IoT Security Frameworks - Third Issue
The cryptographic security methods we saw in the previous issues form an important component in IoT Security frameworks.
Security frameworks have as their main characteristics:
• Confidentiality: it disallows unwanted access to sensitive information.
• Integrity: it protects the transmitted data for unwanted modification or tampering.
• Availability: it is related to the ability of accessing the data when they are needed.
Typical attacks which can break these characteristics by exploiting vulnerabilities in the system are: RF interference, node tampering, jamming, man-in-the-middle attack, Denial of service attack, virus and worms, malicious scripts among many others.
The IoT world comprises small devices which are inherently insecure and the IoT Systems are vulnerable to attacks.
IoT Security Frameworks, in addition to being able to address Data anomaly detection, remote attestation or packet filtering issues in order to mitigate these complex attacks, should be scalable and support ease of testing.
If the IoT System is a complex one comprising large number of heterogeneous devices, detecting data anomalies and compromised nodes becomes very difficult and can be complicated if there are communication errors due to injection of malicious data.

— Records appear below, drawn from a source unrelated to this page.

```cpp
void mvsk_rgb_to_rgba(const uint8_t* rgb, uint32_t* out, int64_t n, hipStream_t st) { hipLaunchKernelGGL(k_rgb_to_rgba, dim3(nblk(n, 256)), dim3(256), 0, st, rgb, out, n); }
void mvsk_rgba_to_rgb(const uint32_t* in, uint8_t* rgb, int64_t n, hipStream_t st) { hipLaunchKernelGGL(k_rgba_to_rgb, dim3(nblk(n, 256)), dim3(256), 0, st, in, rgb, n); }
void mvsk_pyr_down(const uint32_t* src, int pw, int ph, uint32_t* dst, int w, int h, hipStream_t st) {
    hipLaunchKernelGGL(k_pyr_down, dim3((w + 63) / 64, (h + 3) / 4), dim3(64, 4), 0, st, src, pw, ph, dst, w, h);
}
void mvsk_mask_down(const uint8_t* src, int pw, int ph, uint8_t* dst, int w, int h, hipStream_t st) {
    hipLaunchKernelGGL(k_mask_down, dim3((w + 63) / 64, (h + 3) / 4), dim3(64, 4), 0, st, src, pw, ph, dst, w, h);
}
void mvsk_mask_binarise(uint8_t* m, int64_t n, hipStream_t st) { hipLaunchKernelGGL(k_mask_binarise, dim3(nblk(n, 256)), dim3(256), 0, st, m, n); }
void mvsk_exclusive_scan(const int32_t* in, int32_t* out, int64_t n, int32_t* tmp, hipStream_t st) { launch_exclusive_scan<int32_t, int32_t>(in, out, n, tmp, st); }
void mvsk_exclusive_scan_off(const int32_t* in, csr_off_t* out, int64_t n, csr_off_t* tmp, hipStream_t st) { launch_exclusive_scan<int32_t, csr_off_t>(in, out, n, tmp, st); }
void mvsk_index_count(const DParams& prm, int32_t* cnt, int32_t* vcnt, unsigned long long* total, hipStream_t st) {
    if (prm.pool_n > 0) hipLaunchKernelGGL(k_index_count, dim3(nblk(prm.pool_n, 256)), dim3(256), 0, st, prm, cnt, vcnt, total);
}
void mvsk_index_fill(const DParams& prm, int vgrid, const csr_off_t* start, int32_t* cursor, unsigned long long* ids, hipStream_t st) {
    if (prm.pool_n > 0) hipLaunchKernelGGL(k_index_fill, dim3(nblk(prm.pool_n, 256)), dim3(256), 0, st, prm, vgrid, start, cursor, ids);
}
void mvsk_index_fill_direct(const DParams& prm, int vgrid, const csr_off_t* start, int32_t* cursor, int32_t* id32, hipStream_t st) {
    if (prm.pool_n > 0) hipLaunchKernelGGL(k_index_fill_direct, dim3(nblk(prm.pool_n, 256)), dim3(256), 0, st, prm, vgrid, start, cursor, id32);
}
void mvsk_index_sort_trim(const DParams& prm, const csr_off_t* start, unsigned long long* ids, int do_trim, unsigned long long* trimmed, hipStream_t st) {
    hipLaunchKernelGGL(k_index_sort_trim, dim3(nblk(prm.total_cells, 256)), dim3(256), 0, st, prm, start, ids, do_trim, trimmed);
}
void mvsk_index_finalize(const DParams& prm, int vgrid, const csr_off_t* start, unsigned long long* ids, int32_t* id32, int32_t* cnt_alive, hipStream_t st) {
    hipLaunchKernelGGL(k_index_finalize, dim3(nblk(prm.total_cells, 256)), dim3(256), 0, st, prm, vgrid, start, ids, id32, cnt_alive);
}
void mvsk_index_pack(const DParams& prm, const csr_off_t* start, const csr_off_t* start2, const int32_t* cnt_alive, const unsigned long long* ids, const int32_t* id32_in,
                     ListKey* key, int32_t* id32_out, hipStream_t st) {
    hipLaunchKernelGGL(k_index_pack, dim3(nblk(prm.total_cells, 256)), dim3(256), 0, st, prm, start, start2, cnt_alive, ids, id32_in, key, id32_out);
}
void mvsk_depth_maps(const DParams& prm, unsigned long long* dp, const uint32_t* dirty, hipStream_t st) {
    if (prm.pool_n > 0) hipLaunchKernelGGL(k_depth_maps, dim3(nblk(prm.pool_n, 64)), dim3(256), 0, st, prm, dp, dirty);
}
void mvsk_depth_mark_dirty(const DParams& prm, const uint8_t* kill, unsigned long long* dp, uint32_t* dirty, hipStream_t st) {
    if (prm.pool_n > 0) hipLaunchKernelGGL(k_depth_mark_dirty, dim3(nblk(prm.pool_n, 64)), dim3(256), 0, st, prm, kill, dp, dirty);
}
void mvsk_best_ncc_map(const DParams& prm, int view, unsigned long long* best, hipStream_t st) {
    if (prm.pool_n > 0) hipLaunchKernelGGL(k_best_ncc_map, dim3(nblk(prm.pool_n, 256)), dim3(256), 0, st, prm, view, best);
}
void mvsk_map_extract(const DParams& prm, int view, int kind, const unsigned long long* sel, float* depth, float* normal, int32_t* ids, int ncells, hipStream_t st) {
    hipLaunchKernelGGL(k_map_extract, dim3(nblk(ncells, 256)), dim3(256), 0, st, prm, view, kind, sel, depth, normal, ids, ncells);
}
void mvsk_fill_ncc(const DParams& prm, unsigned long long* evals, hipStream_t st) {
    if (prm.pool_n > 0) hipLaunchKernelGGL(k_fill_ncc, dim3((unsigned)((prm.pool_n + 63) / 64)), dim3(64), MVS_FRAME_LDS_BYTES, st, prm, evals);
}
size_t mvsk_sweep_lds_bytes(const DParams& prm) {
#if MVS_PAIR_MFMA
    const size_t tex_f = (size_t)MVS_GRAM_CH * 3 * prm.wsz, gram_f = (size_t)prm.gram_ld * prm.gram_ld;
    const size_t texs = MVS_FRAME1_LDS_BYTES + (tex_f > gram_f ? tex_f : gram_f) * sizeof(float);
#else
    const size_t ln = (size_t)prm.list_n;
    const size_t texs = MVS_FRAME1_LDS_BYTES + (ln * 3 * prm.wsz + ln * (ln - 1) / 2) * sizeof(float);
#endif
    const size_t chk = (size_t)MVS_CHECK_LDS_FLOATS * sizeof(float);
    const size_t need = texs > chk ? texs : chk;
    return need > (size_t)MVS_FRAME_LDS_BYTES ? need : (size_t)MVS_FRAME_LDS_BYTES;
}
void mvsk_sweep(const DParams& prm, const SweepArgs& a, const RefineSel& rs, hipStream_t st) {
    const int64_t nloc = a.job_hi - a.job_lo;
    if (nloc <= 0) return;
    static const size_t pad = getenv("MVS_SWEEP_LDS_PAD") ? (size_t)atol(getenv("MVS_SWEEP_LDS_PAD")) : 0;
    const size_t lds = mvsk_sweep_lds_bytes(prm) + pad;
    int dev = 0, cus = 0;
    (void)hipGetDevice(&dev);
    if (hipDeviceGetAttribute(&cus, hipDeviceAttributeMultiprocessorCount, dev) != hipSuccess || cus <= 0) { (void)hipGetLastError(); cus = 256; }
    int64_t nblocks = (int64_t)cus * 4 * MVS_SWEEP_WAVES;
    nblocks = std::min(nblocks, nloc);
    if (const char* g = getenv("MVS_SWEEP_GRID")) {
        const long cap = atol(g);
        if (cap > 0) nblocks = std::min<int64_t>(nblocks, cap);
    }
    if (rs.simplex) hipLaunchKernelGGL(k_sweep_simplex, dim3((unsigned)nblocks), dim3(64), lds, st, prm, a, rs.max_evals, rs.xtol);
    else hipLaunchKernelGGL(k_sweep, dim3((unsigned)nblocks), dim3(64), lds, st, prm, a);
}
void mvsk_job_work(const DParams& prm, const SweepArgs& a, int mode, int shift, int32_t* work, hipStream_t st) {
    if (a.njobs > 0) hipLaunchKernelGGL(k_job_work, dim3(nblk(a.njobs, 256)), dim3(256), 0, st, prm, a, mode, shift, work);
}
int mvsk_job_list_seg(const SweepArgs& a) {
    const int64_t nchunks = (std::max<int64_t>(a.job_hi - a.job_lo, 0) + MVS_XCD_CHUNK - 1) / MVS_XCD_CHUNK;
    return (int)((nchunks + MVS_SWEEP_QUEUES - 1) / MVS_SWEEP_QUEUES) * MVS_XCD_CHUNK;
}
void mvsk_job_list(const DParams& prm, const SweepArgs& a, int32_t* flags, int32_t* scan, int32_t* scan_tmp, int32_t* list, int32_t* bounds, hipStream_t st) {
    const int seg = mvsk_job_list_seg(a);
    const int64_t nslots = (int64_t)MVS_SWEEP_QUEUES * seg, nthreads = std::max(nslots, a.njobs);
    if (nthreads <= 0) return;
    hipLaunchKernelGGL(k_job_list, dim3(nblk(nthreads, 256)), dim3(256), 0, st, prm, a, seg, flags);
    if (nslots <= 0) return;
    launch_exclusive_scan<int32_t, int32_t>(flags, scan, nslots, scan_tmp, st);
    hipLaunchKernelGGL(k_job_scatter, dim3(nblk(nslots, 256)), dim3(256), 0, st, a, seg, scan, list, bounds);
}
void mvsk_job_cuts(const int32_t* scan, int64_t njobs, int n, int32_t* cuts, hipStream_t st) {
    if (njobs > 0) hipLaunchKernelGGL(k_job_cuts, dim3(nblk(njobs, 256)), dim3(256), 0, st, scan, njobs, n, cuts);
}
void mvsk_sweep_retry(const DParams& prm, const SweepArgs& a, int nretry, const RefineSel& rs, hipStream_t st) {
    if (nretry <= 0) return;
    const dim3 grid((unsigned)std::min(nretry, MVS_BIG_SLOTS));
    if (rs.simplex) hipLaunchKernelGGL(k_sweep_retry_simplex, grid, dim3(64), mvsk_sweep_lds_bytes(prm), st, prm, a, nretry, rs.max_evals, rs.xtol);
    else hipLaunchKernelGGL(k_sweep_retry, grid, dim3(64), mvsk_sweep_lds_bytes(prm), st, prm, a, nretry);
}
void mvsk_commit_count(const SweepArgs& a, int32_t* cnt, hipStream_t st) { hipLaunchKernelGGL(k_commit_count, dim3(nblk(a.njobs, 256)), dim3(256), 0, st, a, cnt); }
void mvsk_commit_copy(const SweepArgs& a, const int32_t* base, DPatch* dst, int64_t dst_cap, int32_t* per_view, int keep_key, hipStream_t st) {
    hipLaunchKernelGGL(k_commit_copy, dim3(nblk(a.njobs, 256)), dim3(256), 0, st, a, base, dst, dst_cap, per_view, keep_key);
}
void mvsk_kill_count(const uint8_t* kill, int64_t n, int32_t* cnt, hipStream_t st) { if (n > 0) hipLaunchKernelGGL(k_kill_count, dim3(nblk(n, 256)), dim3(256), 0, st, kill, n, cnt); }
void mvsk_kill_export(const uint8_t* kill, int64_t n, const int32_t* base, int32_t* ids, int64_t cap, hipStream_t st) {
    if (n > 0) hipLaunchKernelGGL(k_kill_export, dim3(nblk(n, 256)), dim3(256), 0, st, kill, n, base, ids, cap);
}
void mvsk_apply_kill_flags(DPatch* pool, uint8_t* kill, int64_t n, hipStream_t st) { if (n > 0) hipLaunchKernelGGL(k_apply_kill_flags, dim3(nblk(n, 256)), dim3(256), 0, st, pool, kill, n); }
void mvsk_apply_kill_ids(DPatch* pool, const int32_t* ids, int64_t n, int64_t pool_n, hipStream_t st) {
    if (n > 0) hipLaunchKernelGGL(k_apply_kill_ids, dim3(nblk(n, 256)), dim3(256), 0, st, pool, ids, n, pool_n);
}
void mvsk_append_records(DPatch* pool, int64_t pool_n, const DPatch* recs, int64_t n, hipStream_t st) {
    if (n > 0) hipLaunchKernelGGL(k_append_records, dim3(nblk(n, 256)), dim3(256), 0, st, pool, pool_n, recs, n);
}
void mvsk_alive_count(const DPatch* pool, int64_t n, int32_t* cnt, hipStream_t st) { if (n > 0) hipLaunchKernelGGL(k_alive_count, dim3(nblk(n, 256)), dim3(256), 0, st, pool, n, cnt); }
void mvsk_alive_gather(const DPatch* pool, int64_t n, const int32_t* base, DPatch* out, int64_t cap, hipStream_t st) {
    if (n > 0) hipLaunchKernelGGL(k_alive_gather, dim3(nblk(n, 256)), dim3(256), 0, st, pool, n, base, out, cap);
}
void mvsk_filter_vimages(const DParams& prm, int additive, int64_t first, int64_t last, const uint32_t* dirty, hipStream_t st) {
    if (last <= first) return;
    const int gl = std::max(prm.nviews <= 16 ? 16 : (prm.nviews <= 32 ? 32 : 64), (int)MVS_LISTCAP);
    const unsigned nb = (unsigned)((last - first + 64 / gl - 1) / (64 / gl));
    if (gl == 16) hipLaunchKernelGGL(k_filter_vimages<16>, dim3(nb), dim3(64), 0, st, prm, additive, first, last, dirty);
    else if (gl == 32) hipLaunchKernelGGL(k_filter_vimages<32>, dim3(nb), dim3(64), 0, st, prm, additive, first, last, dirty);
    else hipLaunchKernelGGL(k_filter_vimages<64>, dim3(nb), dim3(64), 0, st, prm, additive, first, last, dirty);
}
void mvsk_geo_pack(const DPatch* pool, int64_t n, float4* geo, uint8_t* ref, int* bad, hipStream_t st) {
    if (n <= 0) return;
    hipLaunchKernelGGL(k_geo_pack, dim3((unsigned)((n + 255) / 256)), dim3(256), 0, st, pool, n, geo, ref, bad);
}
void mvsk_filter_outside(const DParams& prm, uint8_t* kill, int64_t first, int64_t last, hipStream_t st) {
    if (last > first) hipLaunchKernelGGL(k_filter_outside, dim3((unsigned)(last - first)), dim3(64), 0, st, prm, kill, first);
}
size_t mvsk_texs_lds_bytes(const DParams& prm) {
#if MVS_PAIR_MFMA
    const size_t tex_f = (size_t)MVS_GRAM_CH * 3 * prm.wsz, gram_f = (size_t)prm.gram_ld * prm.gram_ld;
    const size_t texs = MVS_FRAME1_LDS_BYTES + (tex_f > gram_f ? tex_f : gram_f) * sizeof(float);
#else
    const size_t ln = (size_t)prm.list_n;
    const size_t texs = MVS_FRAME1_LDS_BYTES + (ln * 3 * prm.wsz + ln * (ln - 1) / 2) * sizeof(float);
#endif
    return texs > (size_t)MVS_FRAME_LDS_BYTES ? texs : (size_t)MVS_FRAME_LDS_BYTES;
}
void mvsk_filter_exact(const DParams& prm, uint8_t* kill, unsigned long long* evals, unsigned long long* stage, int64_t first, int64_t last, hipStream_t st) {
    if (last > first) hipLaunchKernelGGL(k_filter_exact, dim3((unsigned)((last - first + MVS_FE_PATCHES - 1) / MVS_FE_PATCHES)), dim3(64), mvsk_texs_lds_bytes(prm), st, prm, kill, evals, stage, first, last);
}
void mvsk_filter_neighbor(const DParams& prm, uint8_t* kill, int32_t* retry, int32_t* nretry, int32_t* overflow, unsigned long long* stats, int64_t first, int64_t last, hipStream_t st) {
    if (last <= first) return;
    hipLaunchKernelGGL((k_filter_neighbor<MVS_FILTER_HASH_CAP, MVS_FILTER_ROW_CAP>), dim3((unsigned)(last - first)), dim3(64),
                       (size_t)(MVS_SET_LDS_FLOATS(MVS_FILTER_HASH_CAP, MVS_FILTER_ROW_CAP) + 64) * sizeof(float), st, prm, kill, (const int32_t*)nullptr, 0, retry, nretry, overflow, stats, first);
}
void mvsk_filter_neighbor_retry(const DParams& prm, uint8_t* kill, const int32_t* todo, int32_t ntodo, int32_t* overflow, unsigned long long* stats, hipStream_t st) {
    if (ntodo <= 0) return;
    hipLaunchKernelGGL((k_filter_neighbor<MVS_FILTER2_HASH_CAP, MVS_FILTER2_ROW_CAP>), dim3((unsigned)ntodo), dim3(64),
                       (size_t)MVS_SET_LDS_FLOATS(MVS_FILTER2_HASH_CAP, MVS_FILTER2_ROW_CAP) * sizeof(float), st, prm, kill, todo, ntodo, (int32_t*)nullptr, (int32_t*)nullptr, overflow, stats, (int64_t)0);
}
void mvsk_groups(const DParams& prm, int* parent, int* size, int threshold, uint8_t* kill, hipStream_t st) {
    if (prm.pool_n <= 0) return;
    hipLaunchKernelGGL(k_groups_init, dim3(nblk(prm.pool_n, 256)), dim3(256), 0, st, parent, size, prm.pool_n);
    hipLaunchKernelGGL(k_groups_edges<0>, dim3(nblk(prm.pool_n, 4)), dim3(256), 0, st, prm, parent, (int2*)nullptr, (int*)nullptr, 0);
    hipLaunchKernelGGL(k_groups_count, dim3(nblk(prm.pool_n, 256)), dim3(256), 0, st, prm, parent, size, threshold);
    hipLaunchKernelGGL(k_groups_kill, dim3(nblk(prm.pool_n, 256)), dim3(256), 0, st, prm, parent, size, threshold, kill);
}
void mvsk_groups_literal_edges(const DParams& prm, int* parent, int* size, int* edges2, int* nedges, int cap, hipStream_t st) {
    if (prm.pool_n <= 0) return;
    hipLaunchKernelGGL(k_groups_init, dim3(nblk(prm.pool_n, 256)), dim3(256), 0, st, parent, size, prm.pool_n);
    hipLaunchKernelGGL(k_groups_edges<1>, dim3(nblk(prm.pool_n, 4)), dim3(256), 0, st, prm, parent, (int2*)nullptr, (int*)nullptr, 0);
    hipLaunchKernelGGL(k_groups_count, dim3(nblk(prm.pool_n, 256)), dim3(256), 0, st, prm, parent, size, INT_MAX);
    hipLaunchKernelGGL(k_groups_edges<2>, dim3(nblk(prm.pool_n, 4)), dim3(256), 0, st, prm, parent, reinterpret_cast<int2*>(edges2), nedges, cap);
}
__global__ void k_gather_i32(const int32_t* __restrict__ src, const int32_t* __restrict__ idx, int32_t* __restrict__ out, int64_t n) {
    const int64_t i = (int64_t)blockIdx.x * blockDim.x + threadIdx.x;
    if (i < n) out[i] = src[idx[i]];
}
__global__ void k_scatter_i32(int32_t* __restrict__ dst, const int32_t* __restrict__ idx, const int32_t* __restrict__ val, int64_t n) {
    const int64_t i = (int64_t)blockIdx.x * blockDim.x + threadIdx.x;
    if (i < n) dst[idx[i]] = val[i];
}
void mvsk_gather_i32(const int32_t* src, const int32_t* idx, int32_t* out, int64_t n, hipStream_t st) { if (n > 0) hipLaunchKernelGGL(k_gather_i32, dim3(nblk(n, 256)), dim3(256), 0, st, src, idx, out, n); }
void mvsk_scatter_i32(int32_t* dst, const int32_t* idx, const int32_t* val, int64_t n, hipStream_t st) { if (n > 0) hipLaunchKernelGGL(k_scatter_i32, dim3(nblk(n, 256)), dim3(256), 0, st, dst, idx, val, n); }
void mvsk_groups_kill(const DParams& prm, const int* parent, const int* size, int threshold, uint8_t* kill, hipStream_t st) {
// ... 12 lines not shown
```

mvskit_amd/csrc/mvs_types.h:

```cpp
#pragma once
#include <stdint.h>

#define MVS_WAVE 64
#define MVS_MAXLEV 7
#ifndef MVS_LISTCAP
#define MVS_LISTCAP 16
#endif
#if MVS_LISTCAP > 32
#define MVS_MAXI 64
#else
#define MVS_MAXI 32
#endif
#define MVS_MAXVIEWS 64
#define MVS_CAPMAX 32
#define MVS_NEWBASE 0x40000000

#define MVS_FLAG_ALIVE 1
#define MVS_FLAG_SETTLED 2
struct DPatch {
    float coord[4];
    float normal[4];
    float ncc, dscale, ascale, tmp;
    int32_t nimages, nvimages, flags, id;
    uint8_t images[MVS_MAXI];
    uint8_t vimages[MVS_MAXI];
};
static_assert(sizeof(DPatch) == 64 + 2 * MVS_MAXI, "record is 128 bytes (192 in the 64-view build)");
#define MVS_REC_U4 (sizeof(DPatch) / 16)

typedef int64_t csr_off_t;
struct ListKey {
    float ncc;
    int32_t ref;
};
static_assert(sizeof(ListKey) == 8, "list key is 8 bytes");

struct DView {
    float P[MVS_MAXLEV][12];
    float Minv[9];
    float center[4];
    float oaxis[4];
    float xaxis[3], yaxis[3], zaxis[3];
    float ipscale;
    int32_t W[MVS_MAXLEV], H[MVS_MAXLEV];
    const uint32_t* img[MVS_MAXLEV];
    const uint8_t* mask;
    int32_t gw, gh;
    int32_t cell_base;
    int32_t pad;
};

struct DParams {
    int32_t nviews, level, csize, wsize, wsz, minImageNum, tau, cap, max_propag, depth, enable_check, view_propagation;
    uint32_t seed;
    int32_t refine_steps;
    float rd0, ra0;
    float nccThreshold, nccThresholdBefore;
    float cosAngle0, cosAngle1, cosMinAngle, cosMaxAngle, cosNeighborTypo, cosNeighbor120;
    float sortThreshold, ascaleConst, neighborThreshold, neighborThreshold1, quadThreshold;
    float inv_sz, inv_3sz;
    int32_t total_cells;
    int32_t list_n;
    int32_t gram_ld;
    const DView* views;
    DPatch* pool;
    int64_t pool_n;
    const csr_off_t* csr_start;
    const int32_t* csr_cnt;
    const ListKey* csr_key;
    const int32_t* csr_id32;
    const csr_off_t* vcsr_start;
    const int32_t* vcsr_cnt;
    const int32_t* vcsr_id32;
    const float4* geo;
    const uint8_t* geo_ref;
    const unsigned long long* dpgrid;
};
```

Two generic IoT Frameworks which have made considerable efforts to tackle these issues are Internet of Things Architecture (IoT-A) or Core Platform of the Future Internet (FiWARE). While FiWARE implements a “security-by-design” paradigm with generic components (such as monitoring, identity, and confidentiality management, context security or secure storage), IoT-A uses a trust model involving Trust domains, Trust evaluation mechanisms, Behavior analysis and such security aspects.
The interaction of different security modules in the framework is ensured by establishing a trust relationship based on the authentication mechanism. The trust relationship is established using digital certificates, asymmetric keys or pre-shared symmetric keys, depending on the constraints of the devices involved.
“IoT security will be complicated by the fact that many “Things” use simple processors and OS…” - Gartner
Importantly, most of the good security algorithms developed so far - which typically involve large numbers and complex methods of handling them - find it challenging to fit into the current IoT or Industrial IoT hardware due to limitations related to size, power, speed, processing power, etc.
Moreover, since IoT allows sensor and actuator devices to communicate end-to-end through the system, the security techniques implemented by IoT end-nodes impact the rest of the involved devices.
With IoT devices and systems becoming more prevalent, paradoxically more and more consumers are concerned about the safety and security of the devices and there is more awareness of the security risks involved.
In conclusion, with the IoT market growing at an explosive rate, good developments in IoT Security and advancements are much needed and urgent.